Classical economists had little or nothing to say about bad weather. In this respect, economics has regressed since the days of the pioneering economist and student of Socrates, Xenophon, who lived four centuries before Christ. In his
Oeconomicus
, Xenophon writes, “It is impossible for men to foresee the results of most agricultural operations, for sometimes hail-storms and frost and droughts, unseasonable rain, and mildew and other things spoil what has been well planned and well done.”
1

In more modern economic textbooks, as in
Brave New World
, there is always fair weather. The main exception is found with the Reverend Thomas Malthus, who devoted rapt attention to the “but too frequent” bouts of bad weather that afflicted China where “millions of people” perished of hunger in “times of famine.”

In the process, it is sometimes imagined that Malthus single-handedly inspired the historian Thomas Carlyle to describe economics as “the dismal science.” Carlyle said, “Not a ‘gay science,' I should say, like some we have heard of; no, a dreary, desolate and, indeed, quite abject and distressing one; what we might call, by way of eminence, the dismal science.”
2
In fact, however, Carlyle's insult to economists was not aimed solely at what came to be known as “Malthus' Dismal Theorem.”

Carlyle's taunt first appeared in an 1849 polemic in support of slavery, his “Occasional Discourse on the Negro Question.” It was a purely racist complaint that economists treated all people as equals, a point underscored when Carlyle reissued, his broadside in 1853 as “An Occasional Discourse on the Nigger Question.” In Carlyle's terms, Malthus may have been a bad guy, like Adam Smith and John Stuart Mill, but not because of his “Malthusian” views on diminishing returns.
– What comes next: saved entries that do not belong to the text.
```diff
@@ -652,21 +686,8 @@
         }
         if (tid == 0) { s_out[NF * 27 + NP] = cs; s_out[NF * 27 + NP + 1] = ss; s_out[NF * 27 + NP + 2] = mx; s_out[NF * 27 + NP + 3] = g == 0 ? stop_val : 0.0; }
         if (!first) UH_BA_CLKT(54);
-        if (!first) {
-            const int nitems = q.nblk * q.KS;
-            const int kc = (q.krows + q.KS - 1) / q.KS;
-            for (int item = tid; item < nitems; item += kPThreads) {
-                const int kt = item / q.nblk, bq = item - kt * q.nblk;
-                const int bi = s_blk[bq][0], bj = s_blk[bq][1];
-                const int kbeg = kt * kc, kend = min(q.krows, kbeg + kc);
-                double acc4[16];
-#pragma unroll
-                for (int i = 0; i < 16; i++) acc4[i] = 0;
-                schur_item_product<YS>(Yt + kbeg * YS + 4 * bi, Yt + kbeg * YS + 4 * bj, kend - kbeg, acc4);
-#pragma unroll
-                for (int i = 0; i < 16; i++) U[kt * OFF_CAM + bq * 16 + i] = acc4[i];
-            }
-        }
+        if (!first)
+            schur_product_mfma<NF>(Yt, q.krows, (n + 15) >> 4, U, OFF_CAM, q.nb4, wvu, lane);
         if (!first) UH_BA_CLKT(55);
         __syncthreads();
         if (!first) UH_BA_CLKT(56);
```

From Carlyle's perspective, Malthus was too liberal and optimistic, too willing to accord all individuals, regardless of race, the same status in his population economics.
3
Yet in spite of the narrow-minded bias of some of his critics, Malthus appeared to have forfeited the love of optimists by advancing what came to be known as “Malthus' Dismal Theorem.”

One does not have to swallow the bitter version of Malthus' Dismal Theorem to appreciate the window it opens on reality. As Paul Krugman notes, “. . . for 55 out of the last 57 centuries Malthus was right.”
4
And he may be again.

The Dynamics of Weather

In his theories, Malthus points attention away from the economists' conceit of a static world in equilibrium toward a more realistic recognition of a dynamic environment where (among other things) the weather can indeed be bad; and crops can fail, terribly afflicting millions of people.
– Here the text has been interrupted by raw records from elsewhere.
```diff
@@ -310,13 +324,13 @@
             if (q2 < 1.0) break;
         }
     } else if (diel) {
-        ri = h.front ? 1.0 / m->param : m->param;
+        ri = h.front ? diel_inv<EX>(*m) : m->param;
         cos_theta = fmin(dot(neg(u1), h.n), 1.0);
         q2 = 1.0 - cos_theta * cos_theta;
     }
-    const double r2v = sqrt(q2);
+    const double r2v = sqrt_x<EX>(q2);
     d3 u2 = v2;
-    if (lamb || metal || iso) u2 = divs(v2, r2v);
+    if (lamb || metal || iso) u2 = divs<EX>(v2, r2v);
 
     double rd = 0.0;
     if (lamb || diel) rd = wy_f64(rng);
@@ -329,11 +343,11 @@
         double r1 = rd;
         double r2 = wy_f64(rng);
         double phi = 2.0 * PI * r1;
-        double r2s = sqrt(r2);
+        double r2s = sqrt_x<EX>(r2);
         double sp, cp;
         sincos(phi, &sp, &cp);
-        double q = sqrt(r2s);
-        d3 cd = mk(cp * q, sp * q, sqrt(1.0 - r2));
+        double q = sqrt_x<EX>(r2s);
+        d3 cd = mk(cp * q, sp * q, sqrt_x<EX>(1.0 - r2));
         w3 = add(add(muls(uu, cd.x), muls(vv, cd.y)), muls(u1, cd.z));
         q3 = len2(w3);
         third = true;
@@ -353,8 +367,7 @@
         const d3 ud = u1;
         double sin_theta = r2v;
         bool cannot_refract = ri * sin_theta > 1.0;
-        double r0 = (1.0 - ri) / (1.0 + ri);
-        r0 = r0 * r0;
+        const double r0 = diel_r0sq<EX>(*m, h.front, ri);
         double x = 1.0 - cos_theta;
         double x2 = x * x;
         double x4 = x2 * x2;
@@ -371,22 +384,24 @@
         o.cont = 1;
     }
     if (third) {
-        const double r3 = sqrt(q3);
-        if (lamb) o.dir = divs(w3, r3);
+        const double r3 = sqrt_x<EX>(q3);
+        if (lamb) o.dir = divs<EX>(w3, r3);
         else o.dir = add(w3, muls(n3, -r3));
     }
     return o;
 }
 
+template <bool EX = true>
 __device__ GS_NOINLINE d3 background(const DevScene& sc, d3 dir, unsigned long long* cnt) {
     const gs_background& bg = sc.bg;
     if (bg.kind == GS_BG_SOLID) return ld3(bg.color);
     d3 rv = mk(dir.x * bg.rot[0] + dir.y * bg.rot[1] + dir.z * bg.rot[2],
                dir.x * bg.rot[3] + dir.y * bg.rot[4] + dir.z * bg.rot[5],
                dir.x * bg.rot[6] + dir.y * bg.rot[7] + dir.z * bg.rot[8]);
-    return hdri_texel(sc, unit(rv), cnt);
-}
-
+    return hdri_texel(sc, unit<EX>(rv), cnt);
+}
+
+template <bool EX = true>
 __device__ __forceinline__ d3 random_unit_vector(uint64_t& rng) {
     d3 v;
 #pragma unroll 1
@@ -397,7 +412,7 @@
         v = mk(x, y, z);
         if (len2(v) < 1.0) break;
     }
-    return unit(v);
+    return unit<EX>(v);
 }
 
 struct Scatter {
@@ -406,6 +421,7 @@
     uint32_t cont;
 };
 
+template <bool EX = true>
 __device__ GS_NOINLINE Scatter scatter(const DevScene& sc, HitRec h, d3 in_dir, uint64_t rng,
                                         unsigned long long* cnt) {
     const DMaterial& m = sc.mats[h.mat];
@@ -418,48 +434,47 @@
         s.col = kind == DM_LAMB_SOLID ? ld3(m.a)
               : kind == DM_LAMB_CHECKER ? checker(m, h.p)
                                         : texture_value(sc, m.texture, h.u, h.v, h.p, cnt);
-        d3 w = unit(h.n);
+        d3 w = unit<EX>(h.n);
         d3 a = fabs(w.x) > 0.9 ? mk(0.0, 1.0, 0.0) : mk(1.0, 0.0, 0.0);
-        d3 vv = unit(cross(w, a));
+        d3 vv = unit<EX>(cross(w, a));
         d3 uu = cross(w, vv);
         const double PI = 3.14159265358979323846;
         double r1 = wy_f64(rng);
         double r2 = wy_f64(rng);
         double phi = 2.0 * PI * r1;
-        double r2s = sqrt(r2);
+        double r2s = sqrt_x<EX>(r2);
         double sp, cp;
         sincos(phi, &sp, &cp);
-        double q = sqrt(r2s);
-        d3 cd = mk(cp * q, sp * q, sqrt(1.0 - r2));
-        s.dir = unit(add(add(muls(uu, cd.x), muls(vv, cd.y)), muls(w, cd.z)));
+        double q = sqrt_x<EX>(r2s);
+        d3 cd = mk(cp * q, sp * q, sqrt_x<EX>(1.0 - r2));
+        s.dir = unit<EX>(add(add(muls(uu, cd.x), muls(vv, cd.y)), muls(w, cd.z)));
         s.cont = 1;
     } else if (kind == DM_METAL) {
         d3 reflected = reflect(in_dir, h.n);
-        reflected = add(unit(reflected), muls(random_unit_vector(rng), m.param));
+        reflected = add(unit<EX>(reflected), muls(random_unit_vector<EX>(rng), m.param));
         if (dot(reflected, h.n) > 0.0) {
             s.col = ld3(m.a);
             s.dir = reflected;
             s.cont = 1;
         }
     } else if (kind == DM_DIELECTRIC) {
-        double ri = h.front ? 1.0 / m.param : m.param;
-        d3 ud = unit(in_dir);
+        double ri = h.front ? diel_inv<EX>(m) : m.param;
+        d3 ud = unit<EX>(in_dir);
         double cos_theta = fmin(dot(neg(ud), h.n), 1.0);
-        double sin_theta = sqrt(1.0 - cos_theta * cos_theta);
+        double sin_theta = sqrt_x<EX>(1.0 - cos_theta * cos_theta);
         bool cannot_refract = ri * sin_theta > 1.0;
-        double r0 = (1.0 - ri) / (1.0 + ri);
-        r0 = r0 * r0;
+        const double r0 = diel_r0sq<EX>(m, h.front, ri);
         double x = 1.0 - cos_theta;
         double x2 = x * x;
         double x4 = x2 * x2;
         double refl = r0 + (1.0 - r0) * (x * x4);
         bool fresnel = refl > wy_f64(rng);
-        s.dir = (cannot_refract || fresnel) ? reflect(ud, h.n) : refract(ud, h.n, ri);
+        s.dir = (cannot_refract || fresnel) ? reflect(ud, h.n) : refract<EX>(ud, h.n, ri);
         s.col = mk(1.0, 1.0, 1.0);
         s.cont = 1;
     } else if (kind == DM_ISO_SOLID || kind == DM_ISO_TEX) {
         s.col = kind == DM_ISO_SOLID ? ld3(m.a) : texture_value(sc, m.texture, h.u, h.v, h.p, cnt);
-        s.dir = random_unit_vector(rng);
+        s.dir = random_unit_vector<EX>(rng);
         s.cont = 1;
     } else {
         s.col = kind == DM_LIGHT_SOLID ? ld3(m.a) : texture_value(sc, m.texture, h.u, h.v, h.p, cnt);
diff --git a/grayshift_amd/csrc/host/scene.cpp b/grayshift_amd/csrc/host/scene.cpp
--- a/grayshift_amd/csrc/host/scene.cpp
+++ b/grayshift_amd/csrc/host/scene.cpp
@@ -661,6 +661,11 @@
         } else {
             d.kind = DM_DIELECTRIC;
             d.param = m.param;
+            const double inv = 1.0 / m.param;
+            const double r0f = (1.0 - inv) / (1.0 + inv), r0b = (1.0 - m.param) / (1.0 + m.param);
+            d.b[0] = inv;
+            d.b[1] = r0f * r0f;
+            d.b[2] = r0b * r0b;
         }
         mats[i] = d;
     }
```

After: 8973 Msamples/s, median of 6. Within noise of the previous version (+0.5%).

Even if that does not doom us all, and especially if it does, it is important to understand and bring more carefully into focus the contingencies upon which prosperity rests. One of these most assuredly is the weather.

There has recently been a growing attention to the relationship between economics and the climate, particularly among those concerned about “global warming.” In this respect there has been lavish criticism directed at economists such as Larry Summers, “who spent Clinton's term pushing back against [Carol] Browner on climate policy and who has popped up on green radars thus far mainly as the guy who had a hand in cutting back transit funding in the stimulus package.”